Долина Виш-Тон-Виш - Купер Джеймс Фенимор - Страница 84
- Предыдущая
- 84/126
- Следующая
В данном случае те, кто молился тайком, склонили свои тела в самой смиренной позе истовой веры. Когда Руфь Хиткоут поднялась с колен, ее рука крепко ухватила ту, которая, как заставляло ее думать религиозное рвение, была спасена от условий жизни гораздо более мрачных, чем могила. Она прибегла к мягкому принуждению, чтобы удивленное существо рядом с ней присоединилось хотя бы к обрядовой стороне молитвы. И теперь, когда молитва закончилась, она искала лицо дочери, чтобы прочесть впечатление, произведенное на нее этой сценой, со всей озабоченностью христианки и жаром самой нежной материнской любви.
Нарра-матта, как мы будем продолжать называть ее, своим видом, выражением и позой походила на человека, живущего иллюзией воображаемого мира, некоего волнующего сна. Ее слух вспоминал звуки, которые так часто повторялись в ее детстве, а в памяти оживали неясные воспоминания о большинстве предметов и обычаев, так внезапно вновь возникших перед ее глазами. Но первые теперь доносили свой смысл до души, обретшей силу в совсем иной системе теологии, а последние явились слишком поздно, чтобы вытеснить обычаи, укоренившиеся в ее чувствах с помощью множества диких и соблазнительных привычек, превращающихся, как известно, в почти неодолимые для тех, кто долго подвергался их влиянию. Поэтому она стояла в центре серьезной и сосредоточенной группы ближайших родственников как чужая им по крови, напоминая некую робкую, но лишь наполовину прирученную птицу, которую человеку удалось одомашнить, поместив ее в общество более спокойных и доверчивых обитателей птичника.

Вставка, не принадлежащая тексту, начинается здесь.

__global__ void __launch_bounds__(256) adam_sqnorm_ln_kernel(const macjd_adam_io io, const macjd_lnparam_io ln, const int64_t g_off,
                                                             const int64_t b_off, const int nb) {
    __shared__ float smem[8];
    if ((int)blockIdx.x < nb) {
        float s = 0.0f;
        for (int64_t i = (int64_t)blockIdx.x * blockDim.x + threadIdx.x; i < io.n; i += (int64_t)nb * blockDim.x) {
            const bool is_ln = (i >= g_off && i < g_off + ln.K) || (i >= b_off && i < b_off + ln.K);
            const float g = is_ln ? 0.0f : io.grad[i];
            s = fmaf(g, g, s);
        }
        s = wave_sum(s);
        if ((threadIdx.x & 63) == 0) smem[threadIdx.x >> 6] = s;
        __syncthreads();
        if (threadIdx.x == 0) {
            io.partials[blockIdx.x] = (smem[0] + smem[1]) + (smem[2] + smem[3]);
            if (blockIdx.x == 0) io.step[0] += 1.0f;
        }
        return;
    }
    const int k = (int)blockIdx.x - nb;
    float sg = 0.0f, sb = 0.0f;
    for (int c = threadIdx.x; c < ln.C; c += blockDim.x) {
        const float w = ln.W[(int64_t)c * ln.w_ld + k];
        sg = fmaf(w, ln.G[(int64_t)c * ln.g_ld + k], sg);
        sb = fmaf(w, ln.gb[c], sb);
    }
    sg = wave_sum(sg);
    sb = wave_sum(sb);
    if ((threadIdx.x & 63) == 0) { smem[threadIdx.x >> 6] = sg; smem[4 + (threadIdx.x >> 6)] = sb; }
    __syncthreads();
    if (threadIdx.x == 0) {
        const float dg = (smem[0] + smem[1]) + (smem[2] + smem[3]), db = (smem[4] + smem[5]) + (smem[6] + smem[7]);
        ln.dgamma[k] = dg;
        ln.dbeta[k] = db;
        io.partials[nb + k] = fmaf(db, db, dg * dg);
    }
}

__device__ __forceinline__ uint32_t fmix32(uint32_t h) {
    h ^= h >> 16; h *= 0x85ebca6bu; h ^= h >> 13; h *= 0xc2b2ae35u; h ^= h >> 16;
    return h;
}
__device__ __forceinline__ void sample_episodes_block(const macjd_sampler_io& sp) {
    const int64_t c = *sp.counter;
    const int64_t N = (int64_t)*sp.n_stored;
    __syncthreads();
    if (threadIdx.x == 0) *sp.counter = c + 1;
    if (N < 1) return;
    const Philox4 ka = philox4x32_10((uint32_t)c, (uint32_t)((uint64_t)c >> 32), 0x53414d50u, 0u, (uint32_t)sp.seed, (uint32_t)(sp.seed >> 32));
    const Philox4 kb = philox4x32_10((uint32_t)c, (uint32_t)((uint64_t)c >> 32), 0x53414d50u, 1u, (uint32_t)sp.seed, (uint32_t)(sp.seed >> 32));
    const uint32_t key[8] = {ka.v[0], ka.v[1], ka.v[2], ka.v[3], kb.v[0], kb.v[1], kb.v[2], kb.v[3]};
    int k = 2;
    while (((int64_t)1 << k) < N) ++k;
    const int rb = k - k / 2, lb = k / 2;
    const uint32_t rmask = (1u << rb) - 1u, lmask = (1u << lb) - 1u;
    for (int t = threadIdx.x; t < sp.n; t += blockDim.x) {
        if (N < sp.n) { sp.idx_out[t] = t % N; continue; }
        uint32_t x = (uint32_t)t;
        for (int walk = 0; walk < 64; ++walk) {
            uint32_t L = x >> rb, R = x & rmask;
#pragma unroll
            for (int r = 0; r < 8; r += 2) {
                L = (L ^ fmix32(R ^ key[r])) & lmask;
                R = (R ^ fmix32(L ^ key[r + 1])) & rmask;
            }
            x = (L << rb) | R;
            if ((int64_t)x < N) break;
        }
        sp.idx_out[t] = ((int64_t)x < N) ? (int64_t)x : (int64_t)(x % (uint32_t)N);
    }
}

Несмотря на силу своих чувств и преданность всем естественным обязанностям своего положения, Руфь Хиткоут не нуждалась теперь в том, чтобы научиться подавлять любое их насильственное проявление. Первая всепрощающая радость и благодарность прошла и сменилась неутомимой, неусыпной всепоглощающей, но разумной настороженностью, порожденной естественным ходом событий. Сомнения, опасения и даже пугающие предчувствия, владевшие ею, сглаживало видимое довольство. И нечто вроде проблесков счастья снова мелькало на лице, так долго омраченном неназойливой, но разъединяющей озабоченностью.
— Помнишь ли ты свое детство, моя Руфь? — спросила мать, когда время почтительного молчания, всегда следовавшего за молитвой в этой семье, миновало. — Твои горести никогда не были нам чужды, но природа заняла свое место в твоем сердце. Расскажи нам, дитя мое, о своих скитаниях в лесу и о страданиях, которые такой нежный возраст должен был пережить среди варварского народа. Это радость — выслушать все, что ты видела и перечувствовала, теперь, когда мы знаем, что несчастьям конец.

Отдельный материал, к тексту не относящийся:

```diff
+        } else if constexpr (bb < 6) {
+            constexpr int ob = (bb - 2) >> 1, ib = (bb - 2) & 1;
+            float *sl = pc.slabs[1] + (int64_t)blockIdx.x * 64 * WG_SLAB_COLS;
+#pragma unroll
+            for (int q = 0; q < 16; ++q) sl[(32 * ob + rho(q, h)) * WG_SLAB_COLS + 32 * ib + r] = srcv(q);
+        } else if constexpr (bb < 16) {
+            constexpr bool D = bb >= 12;
+            constexpr int k = D ? bb - 12 : bb - 6, ob = k >> 1, ib = k & 1;
+            float *sl = (D ? pd.slabs[0] : pc.slabs[0]) + (int64_t)blockIdx.x * 64 * WG_SLAB_COLS;
+#pragma unroll
+            for (int q = 0; q < 16; ++q) {
+                const float v = srcv(q);
+                sl[(32 * ob + rho(q, h)) * WG_SLAB_COLS + 32 * ib + r] = v;
+                if (ib == 1 && r == 31) sl[(32 * ob + rho(q, h)) * WG_SLAB_COLS + 64] = v;
+            }
+        } else {
+#pragma unroll
+            for (int q = 0; q < 16; ++q) {
+                const float v = srcv(q);
+                if (r == 0) pc.slabs[2][((int64_t)blockIdx.x * 32 + rho(q, h)) * WG_SLAB_COLS + 64] = v;
+                if (r == 1 || r == 2) pc.slabs[1][((int64_t)blockIdx.x * 64 + 32 * (r - 1) + rho(q, h)) * WG_SLAB_COLS + 64] = v;
+                if (r == 3) pd.slabs[1][((int64_t)blockIdx.x * 32 + rho(q, h)) * WG_SLAB_COLS + 64] = v;
             }
         }
     });
@@ -3581,6 +3908,64 @@
                : 0;
 }
 
+extern "C" int pag_mlp_bwd_producer_supported(const pag_mlp_bwd_args *a, const pag_mlp_bwd_args *d, int64_t M) {
+    if (!a || !d || M < 1 || M > PAG_MLP_FUSED_WIDE_MAX_M || fused_kind(a) != 1 || fused_kind(d) != 0) return 0;
+    if (a->n_layers != 3 || d->n_layers != 2 || d->out_dim != 16 || a->pair || d->pair || d->x1_producer) return 0;
+    if (a->dz[0] || a->dz0_slots) return 0;
+    if (d->grad_out != a->dx1) return 0;
+    for (int l = 0; l < 3; ++l)
+        if (!a->W[l] || !a->dW[l] || !a->db[l] || (l < 2 && (!a->b[l] || !d->W[l] || !d->dW[l] || !d->db[l]))) return 0;
+    return (d->b[0] && a->wgrad_workspace && d->wgrad_workspace && a->wgrad_workspace_bytes >= pag_mlp_bwd_fused_workspace_bytes(a, M) &&
+            d->wgrad_workspace_bytes >= pag_mlp_bwd_fused_workspace_bytes(d, M))
+               ? 1
+               : 0;
+}
+
+static int launch_bwd_colour_density(const pag_mlp_bwd_args *a, const pag_mlp_bwd_args *d, int64_t M, hipStream_t st) {
+    const unsigned grid = fused_grid(M);
+    CdParams pp{};
+    const pag_mlp_bwd_args *blocks[2] = {a, d};
+    BwdParams *ps[2] = {&pp.c, &pp.d};
+    FinishBatch fb{};
+    int n_fin = 0;
+    for (int k = 0; k < 2; ++k) {
+        const pag_mlp_bwd_args *s = blocks[k];
+        BwdParams &p = *ps[k];
+        p.grad_out = s->grad_out;
+        p.out = s->out;
+        p.k1 = s->k1;
+        p.in_dim = s->in_dim;
+        p.in_pad = 64;
+        p.out_dim = s->out_dim;
+        p.act = s->out_act;
+        p.M = M;
+        p.grp_L = s->x1_layout == PAG_LAYOUT_XCD8 ? s->x1_levels : 0;
+        p.grp_F = s->x1_feats;
+        p.x1 = s->x1;
+        p.x2 = s->x2;
+        p.x2_index = s->x2_index;
+        p.k2p = s->x2 ? s->k2p : 0;
+        p.dx1 = s->dx1;
+        p.dx_col0 = s->dx1_col0_add;
+        float *ws = s->wgrad_workspace;
+        for (int l = 0; l < s->n_layers; ++l) {
+            p.W[l] = s->W[l];
+            p.b[l] = s->b[l];
+            p.slabs[l] = ws;
+            ws += (int64_t)grid * (l + 1 < s->n_layers ? 64 : 32) * WG_SLAB_COLS;
+            const int n_out = l + 1 < s->n_layers ? HID : s->out_dim;
+            fb.p[n_fin++] = FinishParams{p.slabs[l], (int)grid, n_out, (n_out + 31) / 32 * 32, l == 0 ? s->in_dim : HID, l == 0 ? p.grp_L : 0, p.grp_F, s->dW[l], s->db[l]};
+        }
+    }
+    const size_t lds = (size_t)(2 * 64 * 40 + 6 * 64 * RS) * sizeof(bf16_t) + 192 * sizeof(float) + (size_t)4 * 5 * TW_ELEMS * sizeof(bf16_t);
+    raise_lds_limit<mlp_bwd_colour_density>();
+    hipLaunchKernelGGL(mlp_bwd_colour_density, dim3(grid), dim3(256), lds, st, pp);
+    PAG_CHECK_LAUNCH("pag_mlp_bwd (fused, colour + density)");
+    launch_wgrad_finish(fb, HID, n_fin, st);
+    PAG_CHECK_LAUNCH("pag_mlp_bwd (fused, finish)");
+    return PAG_OK;
+}
+
 extern "C" int64_t pag_mlp_bwd_fused_workspace_bytes(const pag_mlp_bwd_args *a, int64_t M) {
     const int kind = fused_kind(a);
     if (kind < 0 || M < 1) return 0;
@@ -3607,6 +3992,11 @@
     PAG_CHECK_ARG(a->grad_out || (a->g_ray && a->g_scale && a->g_index), "pag_mlp_bwd: NULL grad_out (and no rank-1 gradient)");
     PAG_CHECK_ARG(!a->g_ray || (a->mode == PAG_MLP_MFMA_BF16 && (a->out || a->softmax_stats)),
                   "pag_mlp_bwd: rank-1 gradients need MFMA mode and the saved output");
+    if (a->x1_producer) {
+        PAG_CHECK_ARG(pag_mlp_bwd_producer_supported(a, a->x1_producer, M) == 1,
+                      "pag_mlp_bwd: x1_producer is not supported for these arguments (pag_mlp_bwd_producer_supported)");
+        return launch_bwd_colour_density(a, a->x1_producer, M, (hipStream_t)stream);
+    }
     const bool fuse = a->wgrad_workspace != nullptr;
     const int kind = fuse ? fused_kind(a) : -1;
     if (fuse) {
diff --git a/pagnerf_amd/nef.py b/pagnerf_amd/nef.py
--- a/pagnerf_amd/nef.py
+++ b/pagnerf_amd/nef.py
@@ -235,14 +235,31 @@
             feats = self._interp(self.grid, coords)
         self._feat_cache = (coords, feats if self._heads_read_live_features() else feats.detach())
         grp = self._grouped()
+        pe_index = None
+        if (ops.CD_FUSED and ops.CD_BWD_FUSED and "rgb" in compute_channels and feats.is_cuda and grp is not None and mode == L.MLP_MFMA_BF16
+                and torch.is_grad_enabled() and feats.requires_grad and feats.dtype == torch.bfloat16):
+            if num_samples != 1 and ridx is None:
+                ray_d = ray_d[:, None].repeat(1, num_samples, 1).reshape(-1, 3)
+            pe_index = self._view_embedding(ray_d, ridx, ray_dirs)
+            if not pe_index[0].requires_grad:
+                Wd, bd = self.decoder_density.weights()
+                W, b = self.decoder_color.weights()
+                rgb, sigma, self._density_feats = ops.density_and_colour(feats, grp, (Wd, bd, self.decoder_density.input_dim),
+                                                                         (W, b, self.decoder_color.input_dim), pe_index[0], pe_index[1], mode=mode,
+                                                                         feat_dtype=self.feat_dtype)
+                out["rgb"] = rgb.reshape(batch, num_samples, 3)
+                return self._rgb_semantics_heads(out, sigma.reshape(batch, num_samples, 1), feats, coords, compute_channels, mode)
         hold = ops.decoder_hold(feats) if (ops.CD_FUSED and "rgb" in compute_channels and feats.is_cuda) else None
         try:
             density_feats = self.decoder_density(feats, mode=mode, out_dtype=self.feat_dtype, x1_grouped=grp)
             self._density_feats = density_feats.detach()
             if "rgb" in compute_channels:
-                if num_samples != 1 and ridx is None:
-                    ray_d = ray_d[:, None].repeat(1, num_samples, 1).reshape(-1, 3)
-                pe, index = self._view_embedding(ray_d, ridx, ray_dirs)
+                if pe_index is not None:
+                    pe, index = pe_index
+                else:
+                    if num_samples != 1 and ridx is None:
+                        ray_d = ray_d[:, None].repeat(1, num_samples, 1).reshape(-1, 3)
+                    pe, index = self._view_embedding(ray_d, ridx, ray_dirs)
                 W, b = self.decoder_color.weights()
                 rgb, sigma = ops.colour_and_density(density_feats, W, b, pe, index, self.decoder_color.input_dim, out_act=L.ACT_SIGMOID,
                                                     mode=mode, x2_packs=ray_packs if ridx is not None else None, producer=hold)
@@ -252,6 +269,9 @@
                 density = torch.relu(density_feats[:, 0:1].float()).reshape(batch, num_samples, 1)
         finally:
             ops.flush_hold(hold)
+        return self._rgb_semantics_heads(out, density, feats, coords, compute_channels, mode)
+
+    def _rgb_semantics_heads(self, out, density, feats, coords, compute_channels, mode):
         if "density" in compute_channels:
             out["density"] = density
         if "semantics" in compute_channels or "inst_embedding" in compute_channels:
diff --git a/pagnerf_amd/ops.py b/pagnerf_amd/ops.py
--- a/pagnerf_amd/ops.py
+++ b/pagnerf_amd/ops.py
@@ -517,7 +517,7 @@
 
     @staticmethod
     def _backward_impl(ctx, g, rank1, dx1_into=None, col0_add=None, col0_gate=None, wgrad_queue=None, dx1_out=None, hold=None,
-                       pair_hold=None):
+                       pair_hold=None, producer_hold=None):
         lib = L.load()
         in_dim, out_act, mode, n_layers, k1, grouped = ctx.cfg
         saved = ctx.saved_tensors
@@ -607,6 +607,10 @@
                     and lib.pag_mlp_bwd_pair_supported(ctypes.byref(a), ctypes.byref(pair_hold["args"])) == 1:
                 a.pair = ctypes.pointer(pair_hold["args"])
                 pair_hold["taken"] = True
+            if producer_hold is not None and fused and producer_hold.get("fused") and CD_BWD_FUSED \
+                    and lib.pag_mlp_bwd_producer_supported(ctypes.byref(a), ctypes.byref(producer_hold["args"]), M) == 1:
+                a.x1_producer = ctypes.pointer(producer_hold["args"])
+                producer_hold["taken"] = True
             _call("pag_mlp_bwd", ctypes.byref(a), M, L.stream())
         if col0_add is not None and need_dx and not fuse_col0:
             dx1[:, 0] += col0_add.to(dx1.dtype)
@@ -756,6 +760,55 @@
         return _FusedMLP._backward_impl(ctx, g_rgb, None, col0_add=add)
 
 
+class _DensityColour(torch.autograd.Function):
+
+    @staticmethod
+    def forward(ctx, feats, x2, x2_index, grouped, mode, feat_dtype, in_dims, n_d, *wb):
+        global _NEXT_HOLD, _NEXT_PRODUCER
+        any_grad = any(ctx.needs_input_grad)
+        sub_d, sub_c = _SubCtx(ctx.needs_input_grad[0], any_grad), _SubCtx(True, any_grad)
+        hold = {"x1_ptr": feats.data_ptr()}
+        try:
+            _NEXT_HOLD = hold
+            dens = _FusedMLP.forward(sub_d, feats, None, None, in_dims[0], L.ACT_NONE, mode, feat_dtype, grouped, *wb[:n_d])
+            _NEXT_PRODUCER = hold
+            rgb, sigma = _ColourDensity.forward(sub_c, dens, x2, x2_index, in_dims[1], L.ACT_SIGMOID, mode, torch.float32, None, *wb[n_d:])
+        finally:
+            _NEXT_PRODUCER = None
+            flush_hold(hold)
+        ctx.one_launch = all(c.n_hidden > 0 and all(h is None for h in c.saved_tensors[4:4 + c.n_hidden]) for c in (sub_d, sub_c)) \
+            and sub_c.pre is None and sub_c.col0_relu is not None
+        ctx.subs = (sub_d, sub_c)
+        ctx.mark_non_differentiable(dens)
+        return rgb, sigma, dens
+
+    @staticmethod
+    def backward(ctx, g_rgb, g_sigma, _g_dens):
+        sub_d, sub_c = ctx.subs
+        if g_rgb is None:
+            g_rgb = torch.zeros_like(sub_c.saved_tensors[3])
+        x1 = sub_c.saved_tensors[0]
+        if CD_BWD_FUSED and ctx.one_launch and g_sigma is not None and x1.shape[0] and sub_d.needs_input_grad[0]:
+            dx1 = torch.empty(x1.shape, device=x1.device, dtype=x1.dtype)
+            hold = {}
+            gd = _FusedMLP._backward_impl(sub_d, dx1, None, hold=hold)
+            if not hold.get("fused"):
+                raise RuntimeError("pagnerf_amd: the density decoder's backward has no fused kernel although its forward skipped the hidden activations")
+            gc = _FusedMLP._backward_impl(sub_c, g_rgb, None, col0_add=g_sigma.float().contiguous(), col0_gate=sub_c.col0_relu, dx1_out=dx1,
+                                          producer_hold=hold)
+            if not hold.get("taken"):
+                _call("pag_mlp_bwd", ctypes.byref(hold["args"]), hold["M"], L.stream())
+        else:
+            gc = _ColourDensity.backward(sub_c, g_rgb, g_sigma)
+            gd = _FusedMLP._backward_impl(sub_d, gc[0], None)
+        return (gd[0], gc[1], None, None, None, None, None, None, *gd[8:], *gc[8:])
+
+
+def density_and_colour(feats, grouped, density, colour, x2, x2_index, mode=L.MLP_MFMA_BF16, feat_dtype=torch.bfloat16):
+    (wd, bd, i_d), (wc, bc, i_c) = density, colour
+    return _apply_decoder(_DensityColour, feats, x2, x2_index, grouped, mode, feat_dtype, (int(i_d), int(i_c)), len(wd) + len(bd), *wd, *bd, *wc, *bc)
+
+
 def colour_and_density(x1, weights, biases, x2, x2_index, in_dim, out_act=L.ACT_SIGMOID, mode=L.MLP_MFMA_BF16,
                        out_dtype=torch.float32, x2_packs=None, producer=None):
     global _NEXT_PRODUCER
@@ -1353,6 +1406,7 @@
 
 HEAD_REBUILD = True
 CD_FUSED = os.environ.get("PAG_CD_FUSED", "1") != "0"
+CD_BWD_FUSED = os.environ.get("PAG_CD_BWD_FUSED", "1") != "0"
 _NEXT_HOLD = None
 _NEXT_PRODUCER = None
 
```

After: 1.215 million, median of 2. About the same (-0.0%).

Она обращалась к слуху, остававшемуся глухим для подобного языка. Нарра-матта явно воспринимала ее слова, хотя их смысл был окутан тьмой, из-за чего она не желала и не была способна его уразуметь. Остановив взгляд, в котором неразрывно смешались радость и удивление, на глазах матери, излучавших нежную любовь, она торопливо порылась в складках своей одежды и, сняв пояс, ярко украшенный по самой искусной моде удочерившего ее народа, подошла к своей польщенной и в то же время страдающей матери и руками, одинаково дрожавшими от робости и радости, повязала его вокруг ее тела, желая показать его богатство в самом выгодном свете. Довольное исполненным, бесхитростное существо ревностно искало одобрения, но в глазах матери читалось всего лишь сожаление. Взгляд Нарра-матты, встревоженной выражением, которое она не могла истолковать, блуждал, словно ища защиты от какого-то чуждого ей ощущения. В комнату прокрался Уиттал Ринг, и, не обнаружив привычных черт собственного любимого жилища, глаза испуганного создания остановились на лице слабоумного бродяжки. Она энергично указала на дело своих рук, взывая красноречивыми и безыскусными жестами ко вкусу человека, знающего, хорошо ли она поступила.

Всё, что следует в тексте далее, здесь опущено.